* **REQUIRED WORK**:
Copy each line of the records below that mentions the word "dfeat".

== SOURCE RECORDS

def gemm_nt(x, ldx, w, ldw, w_kn, bias, y, ldy, mask, ldm, m_dev, m_max, n, k, act, name="gemm_nt",
            x_off=0, w_off=0, y_off=0, mask_off=0):
    with TIMER.span(name):
        check(_lib.lib().jt_gemm_nt(_p(x) + 4 * x_off, ldx, _p(w) + 4 * w_off, ldw, int(w_kn), _p(bias),
                                    _p(y) + 4 * y_off, ldy, (_p(mask) + 4 * mask_off) if mask is not None else 0,
                                    ldm, _p(m_dev), int(m_max), n, k, act, _stream()), "jt_gemm_nt")


def gemm_tn(dy, ldy, x, ldx, m_dev, m_max, n, k, dw, ldw, db, name="gemm_tn", dy_off=0, x_off=0, dw_off=0):
    with TIMER.span(name):
        check(_lib.lib().jt_gemm_tn(_p(dy) + 4 * dy_off, ldy, _p(x) + 4 * x_off, ldx, _p(m_dev), int(m_max), n, k,
                                    _p(dw) + 4 * dw_off, ldw, _p(db), _stream()), "jt_gemm_tn")


def pe_encode(bwd, app_dim, fea_pe, view_pe, mode, fprog, vprog, n_samples, normalize_dir, feat, ldf, aidx, sidx,
              rays_d, n_dev, n_max, out, ldo, out2=None, ldo2=0, din=None, ldi=0):
    with TIMER.span("pe_bwd" if bwd else "pe_fwd"):
        check(_lib.lib().jt_pe_encode(int(bwd), app_dim, fea_pe, view_pe, mode, float(fprog), float(vprog),
                                      n_samples, int(normalize_dir), _p(feat), ldf, _p(aidx), _p(sidx), _p(rays_d),
                                      _p(n_dev), int(n_max), _p(out), ldo, _p(out2), ldo2, _p(din), ldi, _stream()),
              "jt_pe_encode")


def sh_shade(bwd, feat, ldf, aidx, sidx, rays_d, n_samples, normalize_dir, n_dev, n_max, rgb, dout, dfeat, ldd):
    with TIMER.span("sh_bwd" if bwd else "sh_fwd"):
        check(_lib.lib().jt_sh_shade(int(bwd), _p(feat), ldf, _p(aidx), _p(sidx), _p(rays_d), n_samples,
                                     int(normalize_dir), _p(n_dev), int(n_max), _p(rgb), _p(dout), _p(dfeat), ldd,
                                     _stream()), "jt_sh_shade")


def tc_selftest(mode, a, b, k, n, ma=0):
    d = torch.zeros((128, n), device=a.device)
    check(_lib.lib().jt_tc_selftest(mode, _p(a), a.shape[1], _p(b), b.shape[1], _p(d), k, n, ma, _stream()),
          "jt_tc_selftest")
    return d


def head_tc_stage(n_max, device):
    nbytes = int(_lib.lib().jt_head_tc_stage_bytes(int(n_max)))
    return torch.empty((nbytes,), device=device, dtype=torch.uint8)


def head_fwd_tc(split, comps, aidx, sidx, rays_d, n_samples, normalize_dir, wb, w1, b1, w2, b2, w3, b3, n_dev, n_max,
                fprog, vprog, rgb, feat_out=None, stage=None):
    with TIMER.span("head_fwd_tc"):
        check(_lib.lib().jt_head_fwd_tc(split, _p(comps), _p(aidx), _p(sidx), _p(rays_d), n_samples,
                                        int(normalize_dir), _p(wb), _p(w1), _p(b1), _p(w2), _p(b2), _p(w3), _p(b3),
                                        _p(n_dev), int(n_max), float(fprog), float(vprog), _p(rgb), _p(feat_out),
                                        _p(stage), _stream()), "jt_head_fwd_tc")


def app_basis_fwd_tc(split, fs, samp, aidx, sidx, rays_d, n_samples, normalize_dir, wb, n_dev, n_max, featdir,
                     stage=None):
    with TIMER.span("app_basis_fwd_tc"):
        check(_lib.lib().jt_app_basis_fwd_tc(split, fs.ptrs, fs.dims, _p(samp), _p(aidx), _p(sidx), _p(rays_d),
                                             int(n_samples), int(normalize_dir), _p(wb), _p(n_dev), int(n_max),
                                             _p(featdir), _p(stage), _stream()), "jt_app_basis_fwd_tc")


def app_basis_sh_fwd_tc(split, fs, samp, aidx, sidx, rays_d, n_samples, normalize_dir, wb, n_dev, n_max, featdir, rgb,
                        stage=None):
    with TIMER.span("app_basis_sh_fwd_tc"):
        check(_lib.lib().jt_app_basis_sh_fwd_tc(split, fs.ptrs, fs.dims, _p(samp), _p(aidx), _p(sidx), _p(rays_d),
                                                int(n_samples), int(normalize_dir), _p(wb), _p(n_dev), int(n_max),
                                                _p(featdir), _p(rgb), _p(stage), _stream()), "jt_app_basis_sh_fwd_tc")


def sh_bwd_tc(dout, featdir, wb, n_dev, n_max, dcomps, stage, g_basis):
    with TIMER.span("sh_bwd_tc"):
        check(_lib.lib().jt_sh_bwd_tc(_p(dout), _p(featdir), int(featdir.shape[1]), _p(wb), _p(n_dev), int(n_max),
                                      _p(dcomps), int(dcomps.dtype == torch.bfloat16), _p(stage), _p(g_basis),
                                      _stream()), "jt_sh_bwd_tc")


def head_mlp_fwd_tc(split, featdir, w1, b1, w2, b2, w3, b3, n_dev, n_max, fprog, vprog, rgb, stage=None):
    with TIMER.span("head_mlp_fwd_tc"):
        check(_lib.lib().jt_head_mlp_fwd_tc(split, _p(featdir), _p(w1), _p(b1), _p(w2), _p(b2), _p(w3), _p(b3),
                                            _p(n_dev), int(n_max), float(fprog), float(vprog), _p(rgb), _p(stage),
                                            _stream()), "jt_head_mlp_fwd_tc")


def head_bwd_tc(dout, feat, wb, w1, w2, w3, n_dev, n_max, fprog, dcomps, stage, grads):
    with TIMER.span("head_bwd_tc"):
        check(_lib.lib().jt_head_bwd_tc(_p(dout), _p(feat), int(feat.shape[1]), _p(wb), _p(w1), _p(w2), _p(w3), _p(n_dev), int(n_max),
                                        float(fprog), _p(dcomps), int(dcomps.dtype == torch.bfloat16), _p(stage),
                                        *[_p(g) for g in grads], _stream()),
              "jt_head_bwd_tc")


def wv_stage(n_max, device):
    nbytes = int(_lib.lib().jt_wv_stage_bytes(int(n_max)))
    return torch.empty((nbytes,), device=device, dtype=torch.uint8)


def wv_head_fwd_tc(comps, aidx, sidx, rays_d, n_samples, normalize_dir, wb, w1, b1, w2, b2, w3, b3, n_dev, n_max, fprog,
                   vprog, featdir, rgb, stage=None):
    with TIMER.span("wv_head_fwd_tc"):
        check(_lib.lib().jt_wv_head_fwd_tc(_p(comps), _p(aidx), _p(sidx), _p(rays_d), int(n_samples), int(normalize_dir),
                                           _p(wb), _p(w1), _p(b1), _p(w2), _p(b2), _p(w3), _p(b3), _p(n_dev), int(n_max),
                                           float(fprog), float(vprog), _p(featdir), _p(rgb), _p(stage), _stream()),
              "jt_wv_head_fwd_tc")


def wv_head_bwd_tc(dout, featdir, wb, w1, w2, w3, n_dev, n_max, fprog, dcomps, stage, grads):
    with TIMER.span("wv_head_bwd_tc"):
        check(_lib.lib().jt_wv_head_bwd_tc(_p(dout), _p(featdir), _p(wb), _p(w1), _p(w2), _p(w3), _p(n_dev), int(n_max),
                                           float(fprog), _p(dcomps), _p(stage), *[_p(g) for g in grads], _stream()),
              "jt_wv_head_bwd_tc")


def host_taps(kernel):
    if isinstance(kernel, (list, tuple)):
        vals = list(kernel)
    else:
        vals = getattr(kernel, "_jt_host", None)
        if vals is None:
            vals = kernel.detach().reshape(-1).float().cpu().tolist()
    return floats(vals), len(vals)


def blur_cl(x_phys, h, w, c, taps, axes, adjoint):
    out = torch.empty_like(x_phys)
    tmp = torch.empty_like(x_phys) if axes == 3 else None
    h_taps, ntaps = taps
    with TIMER.span("blur_adj" if adjoint else "blur_fwd"):
        check(_lib.lib().jt_blur_cl(_p(x_phys), _p(out), _p(tmp), h, w, c, h_taps, ntaps, axes,
                                    int(adjoint), _stream()), "jt_blur_cl")
    return out


def blur_multi(arrays, metas, tapsets, adjoint):
    outs = [torch.empty_like(a) for a in arrays]
    tmps = [torch.empty_like(a) if m[3] == 3 else None for a, m in zip(arrays, metas)]
    ntaps = len(tapsets[0])
    assert all(len(t) == ntaps for t in tapsets)
    flat = floats([v for t in tapsets for v in t])
    dims = ints([v for m in metas for v in m[:4]])
    sets = ints([m[4] for m in metas])
    with TIMER.span("blur_adj" if adjoint else "blur_fwd"):
        check(_lib.lib().jt_blur_multi(len(arrays), ptrs([a.data_ptr() for a in arrays]),
                                       ptrs([o.data_ptr() for o in outs]), ptrs([_p(t) for t in tmps]), dims, sets,
                                       flat, len(tapsets), ntaps, int(adjoint), _stream()), "jt_blur_multi")
    return outs


class BlurGroup(torch.autograd.Function):

    @staticmethod
    def forward(ctx, metas, tapsets, *factors):
        xs, full = [], []
        for x, (hq, wq, axes, ts) in zip(factors, metas):
            _need_cuda(x, "factor")
            xp = phys_cl(x)
            c = xp.shape[2]
            assert xp.shape[0] * xp.shape[1] == hq * wq
            xs.append(xp)
            full.append((hq, wq, c, axes, ts))
        ys = blur_multi(xs, full, tapsets, 0)
        ctx.meta = (full, tapsets, [tuple(xp.shape) for xp in xs])
        return tuple(y.view(1, m[0], m[1], m[2]).permute(0, 3, 1, 2) for y, m in zip(ys, full))

    @staticmethod
    def backward(ctx, *gys):
        full, tapsets, shapes = ctx.meta
        idx = [i for i, g in enumerate(gys) if g is not None and ctx.needs_input_grad[2 + i]]
        gxs = blur_multi([phys_cl(gys[i]) for i in idx], [full[i] for i in idx], tapsets, 1) if idx else []
        out = [None] * len(gys)
        for i, gx in zip(idx, gxs):
            out[i] = gx.view(1, *shapes[i]).permute(0, 3, 1, 2)
        return (None, None, *out)


class BlurFactor(torch.autograd.Function):

    @staticmethod
    def forward(ctx, x, taps, hq, wq, axes):
        _need_cuda(x, "factor")
        xp = phys_cl(x)
        c = xp.shape[2]
        assert xp.shape[0] * xp.shape[1] == hq * wq
        ht = host_taps(taps)
        y = blur_cl(xp, hq, wq, c, ht, axes, 0)
        ctx.meta = (tuple(xp.shape), hq, wq, c, axes, ht)
        return y.view(1, hq, wq, c).permute(0, 3, 1, 2)

    @staticmethod
    def backward(ctx, gy):
        shape, hq, wq, c, axes, ht = ctx.meta
        gp = phys_cl(gy)
        gx = blur_cl(gp, hq, wq, c, ht, axes, 1)
        return gx.view(1, *shape).permute(0, 3, 1, 2), None, None, None, None


def _samp_from_xyz(xyz_norm):
    n = xyz_norm.shape[0]
    samp = torch.zeros((max(n, 1), 4), device=xyz_norm.device)
    samp[:n, :3] = xyz_norm.detach()
    return samp


class DensityFeature(torch.autograd.Function):

    @staticmethod
    def forward(ctx, xyz, *factors):
        _need_cuda(xyz, "xyz_sampled")
        fs = FactorSet(factors[:3], factors[3:])
        n = xyz.shape[0]
        samp = _samp_from_xyz(xyz)
        out = torch.empty((max(n, 1),), device=xyz.device)
        vm_gather_fwd(0, fs, samp, None, None, n, out)
        ctx.fs, ctx.samp, ctx.n = fs, samp, n
        return out[:n]

    @staticmethod
    def backward(ctx, g):
        fs, samp, n = ctx.fs, ctx.samp, ctx.n
        gp, gl = fs.zero_grads()
        dsamp = torch.zeros_like(samp)
        vm_gather_bwd(0, fs, gp, gl, samp, None, None, n, g.contiguous().float(), dsamp, 0)
        gpn, gln = FactorSet.grads_as_nchw(gp, gl)
        return (dsamp[:n, :3], *gpn, *gln)
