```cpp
__device__ __forceinline__ void wgrad_tn_body_wide(const bf16_t* P, int ldp, const bf16_t* Q, int ldq, int64_t m_begin, int steps,
                                                   float* C, int ldc, float* bias_row, int N, int K, int n0, int k0, char* lds,
                                                   int zero_n, int zero_k0, int zero_k1, bool slab) {
  const int lane = threadIdx.x & 63, wave = threadIdx.x >> 6;
  const bf16_t* src[6];
  bool ok[6];
  int dst[6];
#pragma unroll
  for (int q = 0; q < 6; q++) {
    const int id = q < 4 ? wave * 4 + q : wave * 2 + (q - 4);
    const int img = q < 4 ? id >> 4 : 2, rb = q < 4 ? id & 15 : id;
    const int row = rb * 4 + (lane >> 4);
    const int chunk = (lane & 15) ^ (2 * ((row & 3) | (((row >> 3) & 1) << 2)));
    const int col = (q < 4 ? n0 + img * 128 : k0) + chunk * 8;
    ok[q] = col < (q < 4 ? N : K);
    src[q] = (q < 4 ? P + (m_begin + row) * ldp : Q + (m_begin + row) * ldq) + (ok[q] ? col : 0);
    dst[q] = img * (WTN_STEP * WTN_T * 2) + rb * 4 * WTN_T * 2;
  }
  auto stage_piece = [&](int step, int buf, int q) {
    if (ok[q]) glds16(src[q] + (int64_t)step * WTN_STEP * (q < 4 ? ldp : ldq), (bf16_t*)(lds + buf * WTW_BUF_BYTES + dst[q]));
  };
  const int g = lane >> 4, i16 = lane & 15;
  const int rowoff = (g * 8 + (i16 >> 2)) * 256 + ((i16 & 3) >> 1) * 16 + (i16 & 1) * 8;
  const int swb = 32 * ((i16 >> 2) | ((g & 1) << 2));
  const int wn = wave >> 1, wk = wave & 1;
  int fa[4], fb[4];
#pragma unroll
  for (int f = 0; f < 4; f++) {
    fa[f] = (wn >> 1) * (WTN_STEP * WTN_T * 2) + rowoff + ((((wn & 1) * 64 + f * 16) * 2) ^ swb);
    fb[f] = 2 * (WTN_STEP * WTN_T * 2) + rowoff + (((wk * 64 + f * 16) * 2) ^ swb);
  }
  f32x4 acc[4][4], bacc[4];
#pragma unroll
  for (int a = 0; a < 4; a++) {
    bacc[a] = f32x4{0.f, 0.f, 0.f, 0.f};
#pragma unroll
    for (int b = 0; b < 4; b++) acc[a][b] = f32x4{0.f, 0.f, 0.f, 0.f};
  }
  const bool do_bias = bias_row && k0 == 0 && wk == 0;
  const s16x8_t ones_bits = {0x3f80, 0x3f80, 0x3f80, 0x3f80, 0x3f80, 0x3f80, 0x3f80, 0x3f80};
  const bf16x8_t ones = __builtin_bit_cast(bf16x8_t, ones_bits);
  const uint32_t lds0 = (uint32_t)(uintptr_t)(lds_void_t*)lds;
#pragma unroll
  for (int s = 0; s < WTW_BUFS - 1; s++)
    if (s < steps) {
#pragma unroll
      for (int q = 0; q < 6; q++) stage_piece(s, s, q);
    }
  int buf = 0;
  for (int s = 0; s < steps; s++) {
    if (s + 1 < steps) asm volatile("s_waitcnt vmcnt(6)" ::: "memory");
    else asm volatile("s_waitcnt vmcnt(0)" ::: "memory");
    __builtin_amdgcn_s_barrier();
    asm volatile("" ::: "memory");
    const bool more = s + WTW_BUFS - 1 < steps;
    const int nxt = s + WTW_BUFS - 1, nbuf = buf == 0 ? WTW_BUFS - 1 : buf - 1;
    const uint32_t base = lds0 + (uint32_t)buf * WTW_BUF_BYTES;
    uint32_t aa[4], ab[4];
#pragma unroll
    for (int f = 0; f < 4; f++) { aa[f] = base + fa[f]; ab[f] = base + fb[f]; }
    TnFragsW f0, f1;
    tnw_read<0>(f0, aa, ab);
    if (more) { stage_piece(nxt, nbuf, 0); stage_piece(nxt, nbuf, 1); stage_piece(nxt, nbuf, 4); }
    ldsw_wait_all(f0);
    tnw_read<1>(f1, aa, ab);
#pragma unroll
    for (int a = 0; a < 4; a++) {
#pragma unroll
      for (int b = 0; b < 4; b++)
        acc[a][b] = __builtin_amdgcn_mfma_f32_16x16x32_bf16(tnw_operand(f0, a), tnw_operand(f0, 4 + b), acc[a][b], 0, 0, 0);
      if (more && a < 3) stage_piece(nxt, nbuf, a == 0 ? 2 : (a == 1 ? 3 : 5));
    }
    if (do_bias) {
#pragma unroll
      for (int a = 0; a < 4; a++) bacc[a] = __builtin_amdgcn_mfma_f32_16x16x32_bf16(tnw_operand(f0, a), ones, bacc[a], 0, 0, 0);
    }
    ldsw_wait_all(f1);
#pragma unroll
    for (int a = 0; a < 4; a++)
#pragma unroll
      for (int b = 0; b < 4; b++)
        acc[a][b] = __builtin_amdgcn_mfma_f32_16x16x32_bf16(tnw_operand(f1, a), tnw_operand(f1, 4 + b), acc[a][b], 0, 0, 0);
    if (do_bias) {
#pragma unroll
      for (int a = 0; a < 4; a++) bacc[a] = __builtin_amdgcn_mfma_f32_16x16x32_bf16(tnw_operand(f1, a), ones, bacc[a], 0, 0, 0);
// ... 127 lines not shown
```

Measured before the change: 5.250 million.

====

* **RESULT OF THIS TASK**:
def sh_shade(bwd, feat, ldf, aidx, sidx, rays_d, n_samples, normalize_dir, n_dev, n_max, rgb, dout, dfeat, ldd):
                                     int(normalize_dir), _p(n_dev), int(n_max), _p(rgb), _p(dout), _p(dfeat), ldd,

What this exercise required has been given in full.